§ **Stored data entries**
□ □ □ □ □

extern "C" int svo_pipeline_group_create(svo_ctx* ctx, svo_pipeline_group** out, const svo_pipeline_params* p, int n_lanes) {
  if (!ctx || !out || !p) return SVO_ERR_INVALID;
  *out = nullptr;
  SVO_HIP_CHECK(ctx, hipSetDevice(ctx->device));
  SVO_REQUIRE(ctx, n_lanes >= 1 && n_lanes <= SVO_MAX_LANES, "pipeline_group_create: 1..64 lanes");
  SVO_REQUIRE(ctx, p->width >= 32 && p->height >= 32 && p->width <= ctx->lim.max_width && p->height <= ctx->lim.max_height,
              "pipeline_group_create: image size outside the context limits");
  SVO_REQUIRE(ctx, p->max_corners >= 4 && p->max_corners <= ctx->lim.max_corners && p->max_features >= 4 &&
                       p->max_features <= ctx->lim.max_features, "pipeline_group_create: feature counts outside the context limits");
  SVO_REQUIRE(ctx, p->window_size >= 1 && p->window_size <= 63, "pipeline_group_create: window size must be 1..63");
  SVO_REQUIRE(ctx, ctx->lim.max_batch >= n_lanes, "pipeline_group_create: svo_limits.max_batch must hold lanes x frames per call");
  {
    static std::atomic<bool> warned{false};
    const char* q = getenv("GPU_MAX_HW_QUEUES");
    const int nq = q && *q ? atoi(q) : 4;
    if (n_lanes > 4 && nq < 8 && !warned.exchange(true))
      fprintf(stderr, "[svo] pipeline group of %d lanes with GPU_MAX_HW_QUEUES=%d: its launches will share hardware queues and serialise; "
                      "export GPU_MAX_HW_QUEUES=16 before the first HIP call (INTEGRATION.md)\n", n_lanes, nq);
  }
  svo_pipeline_group* g = new svo_pipeline_group();
  g->ctx = ctx; g->prm = *p; g->n_lanes = n_lanes;
  g->max_batch = ctx->lim.max_batch / n_lanes;
  const float K[9] = {(float)p->cam.focal, 0.f, (float)p->cam.cx, 0.f, (float)p->cam.focal, (float)p->cam.cy, 0.f, 0.f, 1.f};
  memcpy(g->K, K, sizeof(K));
  g->pnp_iterations = svo_ref::PNP_ITERATIONS;
  const size_t mc = (size_t)p->max_corners, mf = (size_t)ctx->lim.max_features, B = (size_t)g->max_batch, S = (size_t)n_lanes;
  const int words = (int)((mf + 63) / 64);
  g->mask_words_cap = words;
  int rc = SVO_OK;
  auto chk = [&](hipError_t e, const char* what) { if (rc == SVO_OK && e != hipSuccess) rc = fail(g, what, e); };
  {
    auto knob = [](const char* name, int dflt, int hi) { const char* e = getenv(name); int v = e && *e ? atoi(e) : dflt; return v < 1 ? 1 : (v > hi ? hi : v); };
    g->n_lk = knob("SVO_GROUP_LK_LINES", 1, svo_pipeline_group::MAX_LINES);
    g->timing = getenv("SVO_TIMING") != nullptr;
    { const char* e = getenv("SVO_GROUP_GATHER_US"); g->gather_us = e && *e ? std::max(0.0, atof(e)) : 0.0; }
    g->n_chain = knob("SVO_GROUP_CHAIN_LINES", 2, svo_pipeline_group::MAX_LINES);
    { const char* e = getenv("SVO_GROUP_LK_XCD"); g->xcd_map = !(e && *e && atoi(e) == 0); }
    { const char* e = getenv("SVO_GROUP_TRI_XCD"); g->xcd_map_tri = !(e && *e && atoi(e) == 0); }
    { const char* e = getenv("SVO_GROUP_XCD_CHUNKS"); if (e && *e) g->xcd_chunks = std::max(8, std::min(64, atoi(e) / 8 * 8)); }
    g->n_ba = knob("SVO_GROUP_BA_LINES", 4, svo_pipeline_group::MAX_LINES);
    { const char* e = getenv("SVO_GROUP_COMPACT_LINES"); g->n_cmp = e && *e ? std::max(0, std::min(atoi(e), svo_pipeline_group::MAX_LINES - g->n_ba)) : 0; }
    g->st_lk[0] = ctx->stream;
    for (int i = 1; i < g->n_lk; ++i) chk(hipStreamCreateWithFlags(&g->st_lk[i], hipStreamNonBlocking), "stream");
    for (int i = 0; i < g->n_chain; ++i) chk(hipStreamCreateWithFlags(&g->st_chain[i], hipStreamNonBlocking), "stream");
    for (int i = 0; i < g->n_ba + g->n_cmp; ++i) chk(hipStreamCreateWithFlags(&g->st_ba[i], hipStreamNonBlocking), "stream");
  }
  g->pyr_stride = svo_k_pyramid_bytes(p->width, p->height);
  if (!rc) rc = dev_alloc(g, &g->d_corners, 2 * mc * S * B);
  if (!rc) {
    const char* e = getenv("SVO_GROUP_TOUCH");
    if (!(e && *e && atoi(e) == 0)) {
      hipStream_t order[3 * svo_pipeline_group::MAX_LINES];
      int no = 0;
      for (int i = 0; i < g->n_ba + g->n_cmp; ++i) order[no++] = g->st_ba[i];
      for (int i = 0; i < g->n_chain; ++i) order[no++] = g->st_chain[i];
      for (int i = 0; i < g->n_lk; ++i) order[no++] = g->st_lk[i];
      for (int i = 0; i < no && !rc; ++i) {
        chk(hipMemsetAsync(g->d_corners, 0, 16, order[i]), "hipMemsetAsync");
        chk(hipStreamSynchronize(order[i]), "hipStreamSynchronize");
      }
    }
  }
  if (!rc) rc = dev_alloc(g, &g->d_ncorners, S * B);
  if (!rc) rc = dev_alloc(g, &g->d_pyr[0], g->pyr_stride * S * B);
  if (!rc) rc = dev_alloc(g, &g->d_pyr[1], g->pyr_stride * S * B);
  if (!rc) {
    void* hp = nullptr;
    chk(hipHostMalloc(&hp, sizeof(int) * (S * B + 16), hipHostMallocDefault), "hipHostMalloc");
    if (hp) { g->pin_allocs.push_back(hp); g->h_counts = (int*)hp; memset(hp, 0, sizeof(int) * (S * B + 16)); }
  }
  for (int li = 0; li < n_lanes && !rc; ++li) {
    Lane* l = new Lane();
    g->lanes.push_back(l);
    for (int b = 0; b < 2 && !rc; ++b) {
      rc = dev_alloc(g, &l->d_xy[b], 2 * mf);
      if (!rc) rc = dev_alloc(g, &l->d_init[b], 2 * mf);
      if (!rc) rc = dev_alloc(g, &l->d_ids[b], mf);
    }
    if (!rc) rc = dev_alloc(g, &l->d_fwd, 2 * mf);
    if (!rc) rc = dev_alloc(g, &l->d_par, mf);
    if (!rc) rc = dev_alloc(g, &l->d_keep, mf);
    {
      size_t cap = 1, keyframes = 256;
      if (const char* e = getenv("SVO_GROUP_STORE_KEYFRAMES")) keyframes = (size_t)std::max(1, atoi(e));
      while (cap < keyframes * mf) cap <<= 1;
      l->store_mask = (unsigned)(cap - 1);
      if (!rc) rc = dev_alloc(g, &l->d_store, cap);
      if (!rc) chk(hipMemset(l->d_store, 0xFF, sizeof(float4) * cap), "hipMemset");
    }
    if (!rc) rc = dev_alloc(g, &l->d_hyp_pose, 7 * (size_t)g->pnp_iterations);
    if (!rc) rc = dev_alloc(g, &l->d_hyp_count, (size_t)g->pnp_iterations);
    if (!rc) rc = dev_alloc(g, &l->d_hyp_mask, (size_t)g->pnp_iterations * words);
    if (!rc) rc = dev_alloc(g, &l->d_out, 8);
    if (!rc) rc = dev_alloc(g, &l->d_nin, 16);
    if (!rc) rc = dev_alloc(g, &l->d_inl, mf);
    if (!rc) rc = dev_alloc(g, &l->d_trk_xy, 2 * mf);
    if (!rc) rc = dev_alloc(g, &l->d_chain, 1);
    if (!rc) rc = dev_alloc(g, &l->d_disp, mc);
    if (!rc) rc = dev_alloc(g, &l->d_own_pyr, g->pyr_stride);
    if (!rc) rc = dev_alloc(g, &l->d_arrive, 16 * C_COUNT);
    if (!rc) chk(hipMemset(l->d_arrive, 0, sizeof(unsigned) * 16 * C_COUNT), "hipMemset");
    if (rc) break;
    const size_t f2 = sizeof(float) * 2 * mf, i8 = sizeof(long long) * mf;
    size_t off = 0;
    auto take = [&](size_t bytes) { const size_t o = off; off = (off + bytes + 127) & ~(size_t)127; return o; };
    const size_t o_xy0 = take(f2), o_xy1 = take(f2), o_id0 = take(i8), o_id1 = take(i8), o_kxy = take(f2), o_kid = take(i8), o_n = take(64),
                 o_cnt = take(64), o_out = take(64), o_nin = take(64),
                 o_inl = take(sizeof(int) * mf), o_tc = take(64), o_txy = take(sizeof(float) * 2 * mc), o_txyz = take(sizeof(float) * 3 * mc),
                 o_words = take(64 * W_COUNT);
    void* hp = nullptr;
    chk(hipHostMalloc(&hp, off, hipHostMallocDefault), "hipHostMalloc");
    if (rc) break;
    g->pin_allocs.push_back(hp);
    memset(hp, 0, off);
    char* h = (char*)hp;
    l->h_xy[0] = (float*)(h + o_xy0); l->h_xy[1] = (float*)(h + o_xy1); l->h_ids[0] = (long long*)(h + o_id0); l->h_ids[1] = (long long*)(h + o_id1);
    l->h_kf_xy = (float*)(h + o_kxy); l->h_kf_ids = (long long*)(h + o_kid);
    l->h_n = (int*)(h + o_n); l->h_av = (float*)(h + o_n + 16);
    l->h_best = (int*)(h + o_cnt); l->h_bad = (int*)(h + o_cnt) + 1; l->h_out = (double*)(h + o_out); l->h_nin = (int*)(h + o_nin);
    l->h_inl = (int*)(h + o_inl); l->h_tri_cnt = (int*)(h + o_tc); l->h_tri_xy = (float*)(h + o_txy); l->h_tri_xyz = (float*)(h + o_txyz);
    l->words = (int*)(h + o_words);
    svo_ba_options opt;
    svo_ba_default_options(&opt);
    opt.max_features = p->max_features;
    opt.max_iterations = p->ba_max_iterations;
    opt.max_time_s = p->ba_max_time_s;
    const int max_obs = (p->window_size + 1) * p->max_features + 64;
    rc = svo_ba_create(ctx, &l->ba, p->window_size, &p->cam, &opt, max_obs, max_obs);
    if (!rc) rc = svo_ba_attach_store(l->ba, l->d_store, l->store_mask);
    if (!rc) rc = svo_ba_use_stream(l->ba, g->st_ba[li % g->n_ba]);
    if (!rc) rc = svo_ba_set_yield_iterations(l->ba, group_solve_yield_default());
  }
  if (rc) { svo_pipeline_group_destroy(g); return rc; }
  {
    const char* e = getenv("SVO_GROUP_WORKERS");
    int nw = e ? atoi(e) : (n_lanes < 8 ? n_lanes : 8);
    if (nw < 1) nw = 1;
    if (nw > 8) nw = 8;
    g->pool.start(nw, ctx->device);
  }
  (void)hipDeviceSynchronize();
  *out = g;
  return SVO_OK;
}

extern "C" int svo_pipeline_group_reset(svo_pipeline_group* g) {
  if (!g) return SVO_ERR_INVALID;
  (void)hipSetDevice(g->ctx->device);
  int rc_join = SVO_OK;
  for (Lane* l : g->lanes) {
    const int rcf = finish_solve(g, l);
    if (rcf && !rc_join) rc_join = rcf;
    svo_ba_reset(l->ba);
    l->has_keyframe = false; l->n = l->n_initial = 0; l->from_host = false; l->last_pyr = nullptr; l->last_l0 = nullptr; l->cur = 0;
    l->rvec[0] = l->rvec[1] = l->rvec[2] = l->tvec[0] = l->tvec[1] = l->tvec[2] = 0.f;
    l->state = L_IDLE; l->queued = false; l->pending_from = -1; l->last_iterations = 0;
    const double id7[7] = {1, 0, 0, 0, 0, 0, 0};
    memcpy(l->solved_pose, id7, sizeof(id7));
    if (l->h_bad) *l->h_bad = 0;
    l->fused = false; l->pnp_all = false;
    if (l->d_store && hipMemsetAsync(l->d_store, 0xFF, sizeof(float4) * ((size_t)l->store_mask + 1), g->ctx->stream) != hipSuccess && !rc_join) rc_join = SVO_ERR_HIP;
  }
  if (hipStreamSynchronize(g->ctx->stream) != hipSuccess && !rc_join) rc_join = SVO_ERR_HIP;
  if (rc_join) { quiesce_after_error(g); return rc_join; }
  return SVO_OK;
}

extern "C" int svo_pipeline_group_lanes(const svo_pipeline_group* g) { return g ? g->n_lanes : 0; }

extern "C" int svo_pipeline_group_get_tracked(svo_pipeline_group* g, int lane, int64_t* ids, float* xy, int capacity, int* n) {
  if (!g || !n || lane < 0 || lane >= g->n_lanes) return SVO_ERR_INVALID;
  const Lane* l = g->lanes[lane];
  *n = l->n;
  const float* sx = l->from_host ? l->h_kf_xy : l->h_xy[l->cur];
  const long long* si = l->from_host ? l->h_kf_ids : l->h_ids[l->cur];
  for (int i = 0; i < l->n && i < capacity; ++i) {
    if (ids) ids[i] = (int64_t)si[i];
    if (xy) { xy[2 * i] = sx[2 * i]; xy[2 * i + 1] = sx[2 * i + 1]; }
  }
  return SVO_OK;
}

extern "C" int svo_pipeline_group_set_solve_yield(svo_pipeline_group* g, int n) {
  if (!g || n < 0) return SVO_ERR_INVALID;
  for (Lane* l : g->lanes) {
    const int rc = svo_ba_set_yield_iterations(l->ba, n);
    if (rc) return rc;
  }
  return SVO_OK;
}

extern "C" int svo_pipeline_group_solve_work(svo_pipeline_group* g, double* out4, int reset) {
  if (!g || !out4) return SVO_ERR_INVALID;
  out4[0] = out4[1] = out4[2] = out4[3] = 0.0;
  for (Lane* l : g->lanes) {
    double w[4];
    svo_ba_work(l->ba, w, reset);
    for (int i = 0; i < 4; ++i) out4[i] += w[i];
  }
  return SVO_OK;
}

extern "C" int svo_pipeline_group_solve_forms(svo_pipeline_group* g, long* counts, int n, long* gave_up) {
  if (!g || !counts || n < 1) return SVO_ERR_INVALID;
  std::vector<long> c((size_t)n);
  for (int i = 0; i < n; ++i) counts[i] = 0;
  if (gave_up) *gave_up = 0;
  for (Lane* l : g->lanes) {
    long gu = 0;
    const int rc = svo_ba_solve_forms(l->ba, c.data(), n, &gu);
    if (rc) return rc;
    for (int i = 0; i < n; ++i) counts[i] += c[(size_t)i];
    if (gave_up) *gave_up += gu;
  }
  return SVO_OK;
}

□ □ □ □ □

§ **What you need to do**
Return, with no change at all, every line in the entries above from the line containing "opt.max_time_s = p->ba_max_time_s;" through the line containing "const int rcf = finish_solve(g, l);".

§ **Solution to this task**
    opt.max_time_s = p->ba_max_time_s;
    const int max_obs = (p->window_size + 1) * p->max_features + 64;
    rc = svo_ba_create(ctx, &l->ba, p->window_size, &p->cam, &opt, max_obs, max_obs);
    if (!rc) rc = svo_ba_attach_store(l->ba, l->d_store, l->store_mask);
    if (!rc) rc = svo_ba_use_stream(l->ba, g->st_ba[li % g->n_ba]);
    if (!rc) rc = svo_ba_set_yield_iterations(l->ba, group_solve_yield_default());
  }
  if (rc) { svo_pipeline_group_destroy(g); return rc; }
  {
    const char* e = getenv("SVO_GROUP_WORKERS");
    int nw = e ? atoi(e) : (n_lanes < 8 ? n_lanes : 8);
    if (nw < 1) nw = 1;
    if (nw > 8) nw = 8;
    g->pool.start(nw, ctx->device);
  }
  (void)hipDeviceSynchronize();
  *out = g;
  return SVO_OK;
}

extern "C" int svo_pipeline_group_reset(svo_pipeline_group* g) {
  if (!g) return SVO_ERR_INVALID;
  (void)hipSetDevice(g->ctx->device);
  int rc_join = SVO_OK;
  for (Lane* l : g->lanes) {
    const int rcf = finish_solve(g, l);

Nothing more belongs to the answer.